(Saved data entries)
static GramPlan gram_plan(int T, int O, int K, int a_bits) {
    GramPlan g{};
    g.T = T; g.O = O; g.K = K;
    g.ok = T >= 1 && O >= 1 && K >= 32 && K % 32 == 0 && a_bits >= 2 && a_bits <= 7 && (int64_t)RLIMBS * O < ((int64_t)1 << 30);
    if (!g.ok) return g;
    g.NJ = K / 32;
    g.NL = g_limbs(T, a_bits);
    g.Tp = ((int64_t)T + 127) / 128 * 128;
    g.steps_total = (int)(g.Tp / 128);
    const int tk = (K + 32 * MM_BJ - 1) / (32 * MM_BJ);
    const int tg = ((K + 32 * MM_BI - 1) / (32 * MM_BI)) * tk, tc = ((RLIMBS * O + 32 * MM_BI - 1) / (32 * MM_BI)) * tk;
    g.sg_steps = pick_steps(g.steps_total, tg, 512);
    g.sg_splits = (g.steps_total + g.sg_steps - 1) / g.sg_steps;
    g.sc_steps = pick_steps(g.steps_total, tc, 512);
    g.sc_splits = (g.steps_total + g.sc_steps - 1) / g.sc_steps;
    g.r_chunk = 8192;
    g.r_nchunk = (int)((g.Tp + g.r_chunk - 1) / g.r_chunk);
    int64_t off = 0;
    g.off_gfrag = off; off += al256((int64_t)g.NL * K * K);
    g.off_clim = off; off += al256((int64_t)O * CLIMBS * K);
    g.off_s0 = off; off += al256((int64_t)O * 8);
    g.off_cscl = off; off += al256((int64_t)O * 8);
    g.off_amax = off; off += al256((int64_t)O * 4);
    g.off_s0p = off; off += al256((int64_t)O * g.r_nchunk * 8);
    g.off_xt = off; off += al256((int64_t)K * g.Tp);
    g.off_rl = off; off += al256((int64_t)RLIMBS * O * g.Tp);
    g.off_gpart = off; off += al256((int64_t)g.sg_splits * K * K * 4);
    g.off_cpart = off; off += al256((int64_t)g.sc_splits * RLIMBS * O * K * 4);
    g.total = off;
    return g;
}

static bool nj_supported(int nj) { return nj == 1 || nj == 2 || nj == 3 || nj == 4 || nj == 6 || nj == 8 || nj == 12 || nj == 16 || nj == 24; }

}

extern "C" int adalog_gram_supported(int T, int O, int K, int a_bits, int w_bits, int P) {
    const GramPlan g = gram_plan(T, O, K, a_bits);
    if (!g.ok || !nj_supported(g.NJ) || w_bits < 2 || w_bits > 7 || P < 32 || P % 32 != 0) return 0;
    const int64_t wq = (1 << w_bits) - 1;
    if ((int64_t)128 * wq * K >= (1 << 23)) return 0;
    if ((w_bits > 4 ? 4 : 16) * 128 * wq * wq * K >= ((int64_t)1 << 31)) return 0;
    if ((int64_t)O * P / 32 >= ((int64_t)1 << 30)) return 0;
    return 1;
}

extern "C" int adalog_gram_ok(int T, int O, int K, int a_bits, int w_bits, int P) {
    if (!adalog_gram_supported(T, O, K, a_bits, w_bits, P)) return 0;
    return (int64_t)g_limbs(T, a_bits) * K * 2 <= T ? 1 : 0;
}

extern "C" int adalog_gram_limbs(int T, int a_bits) { return (T >= 1 && a_bits >= 2 && a_bits <= 7) ? g_limbs(T, a_bits) : -1; }

extern "C" int64_t adalog_gram_workspace_bytes(int T, int O, int K, int a_bits) {
    const GramPlan g = gram_plan(T, O, K, a_bits);
    return g.ok ? g.total : -1;
}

◆ **Work order**
Among the lines above, find those carrying the word "RLIMBS" and copy them out.

◆ **Final answer**
    g.ok = T >= 1 && O >= 1 && K >= 32 && K % 32 == 0 && a_bits >= 2 && a_bits <= 7 && (int64_t)RLIMBS * O < ((int64_t)1 << 30);
    const int tg = ((K + 32 * MM_BI - 1) / (32 * MM_BI)) * tk, tc = ((RLIMBS * O + 32 * MM_BI - 1) / (32 * MM_BI)) * tk;
    g.off_rl = off; off += al256((int64_t)RLIMBS * O * g.Tp);
    g.off_cpart = off; off += al256((int64_t)g.sc_splits * RLIMBS * O * K * 4);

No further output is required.